How Australian writing contributes to conversations about chronic illness || September’s blogger is Katerina Bryant

Katerina Bryant is a nonfiction writer based in South Australia. Her work has appeared in Griffith Review, The Lifted Brow, Kill Your Darlings, Southerly, Island Magazine and Voiceworks, amongst others. She has also recently been anthologised in the collection ‘Balancing Acts: Women in Sport’ (Brow Books 2018). She tweets @katerina_bry.

You can read some of her other published work here:

https://overland.org.au/2018/08/the-future-of-disability/

http://www.scum-mag.com/the-words-of-men/

https://www.theliftedbrow.com/liftedbrow/women-in-sport-fuck-you-bobby-fischer-the

 

What are you reading at the moment?

I just finished Sam Twyford-Moore’s essay collection The Rapids: Ways of Looking at Mania which was thought-provoking and structurally compelling. I’m about to pick up Sarah Sentilles’ Draw Your Weapons. It has been on my shelf waiting to be read since I saw her speak Adelaide Writers Week earlier this year.

Who is your favourite Australian writer and why? 

What a cruel question: to have to choose! Fiona Wright, Maxine Beneba-Clarke and Elizabeth Harrower’s work has inspired and guided me for years now. Fellow South Australian, Rebekah Clarkson has been my favourite writer of 2018. Her debut Barking Dogs has stayed with me since I had the pleasure of reading it and I thrust it into the hands of everyone I meet.

Are you working on a bigger project at the moment? 

I’ve recently finished a manuscript on my experience of chronic illness and the origins and treatments of hysteria, particularly focusing on Paris’ Salpêtrière Hospital in the nineteenth century. Writing it happened very quickly and was an intense process, so I’m now trying to take a breath for the rest of the year.
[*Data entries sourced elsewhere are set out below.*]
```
DEV void make_constraints_wave(EnvSh& E, float* mu_out) {
  float* stats = E.stats;
  CLK_DECL;
  const float def_ref[2] = {0.02f, 1.0f};
  const float def_imp[5] = {0.9f, 0.95f, 0.001f, 0.5f, 2.0f};
  const int ncon = E.ncon;
  CReg own;
#pragma unroll
  for (int k = 0; k < CL_F; k++) own.v[k] = LANE < ncon ? crec(E, LANE)[k] : 0.f;
  auto rowmap_set = [&](int r, int m) { dset(E, r, __int_as_float(m)); };
  int nlim = 0, tc = -1, nedge = 0;
  bool lo_act = false, hi_act = false;
  if (LANE < 9) {
    const float q = E.qpos[LANE];
    lo_act = q - MMX_jnt_range[2 * LANE] < 0.f;
    hi_act = MMX_jnt_range[2 * LANE + 1] - q < 0.f;
    nlim = (int)lo_act + (int)hi_act;
  }
  if (LANE < ncon) {
    const int g1 = con_g1(own), g2 = con_g2(own);
    const int dim = max(MMX_geom_condim[g1], MMX_geom_condim[g2]);
    nedge = dim == 1 ? 1 : 2 * (dim - 1);
    const int k1 = body_block(MMX_geom_body[g1]), k2 = body_block(MMX_geom_body[g2]);
    int rb0 = k1 >= 0 ? k1 : k2, rb1 = (k1 >= 0 && k2 >= 0 && k2 != k1) ? k2 : BLK_NONE;
    if (rb1 != BLK_NONE && rb1 < rb0) {
      const int t = rb0;
      rb0 = rb1;
      rb1 = t;
    }
    tc = row_type(rb0, rb1);
  }
  const int acnt = (LANE == 0 ? 1 : 0) + nlim;
  const unsigned long long a0 = __ballot(acnt & 1), a1 = __ballot(acnt & 2);
  const int nsingle_raw = __popcll(a0) + 2 * __popcll(a1);
  const int arow = (int)__builtin_amdgcn_mbcnt_hi((unsigned)(a0 >> 32), __builtin_amdgcn_mbcnt_lo((unsigned)a0, 0u)) +
                   2 * (int)__builtin_amdgcn_mbcnt_hi((unsigned)(a1 >> 32), __builtin_amdgcn_mbcnt_lo((unsigned)a1, 0u));
  const int nsingle = (nsingle_raw + 3) & ~3;
  int brow = 0, base = 0;
#pragma unroll
  for (int t = 0; t < NTYPE; t++) {
    const unsigned long long m = __ballot(tc == t);
    const int first = base + (t == 0 ? nsingle : 0);
    if (tc == t) brow = first + 4 * (int)__builtin_amdgcn_mbcnt_hi((unsigned)(m >> 32), __builtin_amdgcn_mbcnt_lo((unsigned)m, 0u));
    if (LANE == 0) E.tbase[t] = min(base, MMX_MAXEFC);
    base = first + 4 * __popcll(m);
  }
  const int total = base;
  const int nefc = min(total, MMX_MAXEFC);
  const int nefc_mj = nsingle_raw + __popcll(__ballot(nedge & 1)) + 2 * __popcll(__ballot(nedge & 2)) +
                      4 * __popcll(__ballot(nedge & 4));
  if (LANE == 0) {
    E.tbase[NTYPE] = nefc;
    E.nefc = nefc;
    E.nefc_mj = nefc_mj;
    E.nsingle = nsingle;
    if (total > MMX_MAXEFC) E.flags |= SHF_EFC_OVF;
  }
  PROBE(3, stats, STAT_T_AUX0);
  if (LANE < 4 && nsingle_raw + LANE < nsingle) rowmap_set(nsingle_raw + LANE, -1);
  int row = arow;
  if (LANE == 0 && row < MMX_MAXEFC) rowmap_set(row++, -1);
  if (LANE < 9) {
#pragma unroll
    for (int side = 0; side < 2; side++)
      if ((side == 0 ? lo_act : hi_act) && row < MMX_MAXEFC) rowmap_set(row++, -1);
  }
  PROBE(3, stats, STAT_T_AUX1);
  ConPar Pc{1, 0.f, 0.f, 0.f, 0.f, 1.f};
  if (LANE < ncon) Pc = contact_params(own);
  if (LANE < ncon) {
#pragma unroll
    for (int rr = 0; rr < 4; rr++)
      if (brow + rr < MMX_MAXEFC) rowmap_set(brow + rr, LANE | (rr << 8));
  }
  ovf_fence(nefc);
  SYNC();
  PROBE(3, stats, STAT_T_AUX3);
  constexpr int RPB = (MMX_MAXEFC + WG - 1) / WG;
  float mu[RPB];
#pragma unroll
  for (int q = 0; q < RPB; q++) {
    const int r = LANE + WG * q;
    mu[q] = 0.f;
    if (WG * q >= nefc) continue;
    const int m = r < nefc ? __float_as_int(dget(E, r)) : -1;
    const int c = m >= 0 ? (m & 255) : 0;
    ConPar P;
    P.dim = __shfl(Pc.dim, c);
    P.mu0 = __shfl(Pc.mu0, c);
    P.mu1 = __shfl(Pc.mu1, c);
    P.kid = __shfl(Pc.kid, c);
    P.B = __shfl(Pc.B, c);
    P.idiag = __shfl(Pc.idiag, c);
    CReg cc;
    cc.v[CL_DIST] = 0.f;
#pragma unroll
    for (int k = CL_POS; k < CL_F; k++) cc.v[k] = __shfl(own.v[k], c);
    if (m >= 0) mu[q] = contact_row(E, r, cc, m >> 8, P);
  }
  row = arow;
  float jv[16];
  if (LANE == 0 && row < MMX_MAXEFC) {
#pragma unroll
    for (int j = 0; j < 16; j++) jv[j] = j == 7 ? 1.f : (j == 8 ? -1.f : 0.f);
    float ir, kid, B;
    row_ref(MMX_eq_solref, MMX_eq_solimp, E.qpos[7] - E.qpos[8], ir, kid, B);
    store_row(E, row, jv, 0 | (BLK_NONE << 4), E.qvel[7] - E.qvel[8], ir, kid, B,
              MMX_dof_invweight0[7] + MMX_dof_invweight0[8]);
    row++;
  }
  if (LANE < 9) {
    const float q = E.qpos[LANE];
#pragma unroll
    for (int side = 0; side < 2; side++) {
      const bool act = side == 0 ? lo_act : hi_act;
      if (act && row < MMX_MAXEFC) {
        const float sg = side == 0 ? 1.f : -1.f;
#pragma unroll
        for (int j = 0; j < 16; j++) jv[j] = j == LANE ? sg : 0.f;
        const float dist = side == 0 ? q - MMX_jnt_range[2 * LANE] : MMX_jnt_range[2 * LANE + 1] - q;
        float ir, kid, B;
        row_ref(def_ref, def_imp, dist, ir, kid, B);
        store_row(E, row, jv, 0 | (BLK_NONE << 4), sg * E.qvel[LANE], ir, kid, B, MMX_dof_invweight0[LANE]);
        row++;
      }
    }
  }
  if (LANE < 4 && nsingle_raw + LANE < nsingle) {
#pragma unroll
    for (int j = 0; j < 16; j++) jv[j] = 0.f;
    store_row(E, nsingle_raw + LANE, jv, 0 | (BLK_NONE << 4), 0.f, 1.f, 0.f, 0.f, 1.f);
// ... 9 lines not shown
```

What does your writing tend to focus on, and will that also be the subject of your blogging? 

I view writing as my way to understand the complexities of lives I have and haven’t lived. So, often my writing is far-reaching—I’ve yoyo’d from writing about hunting feral pigs to mental illness to my recent obsession, women clowns. It seems the only consistency in my work is that it’s nonfiction.

For Southerly, I’m excited to be blogging about illness and how Australian writing is contributing to the overall conversation around living with chronic illness. I’m particularly interested in how genre informs illness so I’ll be focusing on essay collections, poetry and fiction.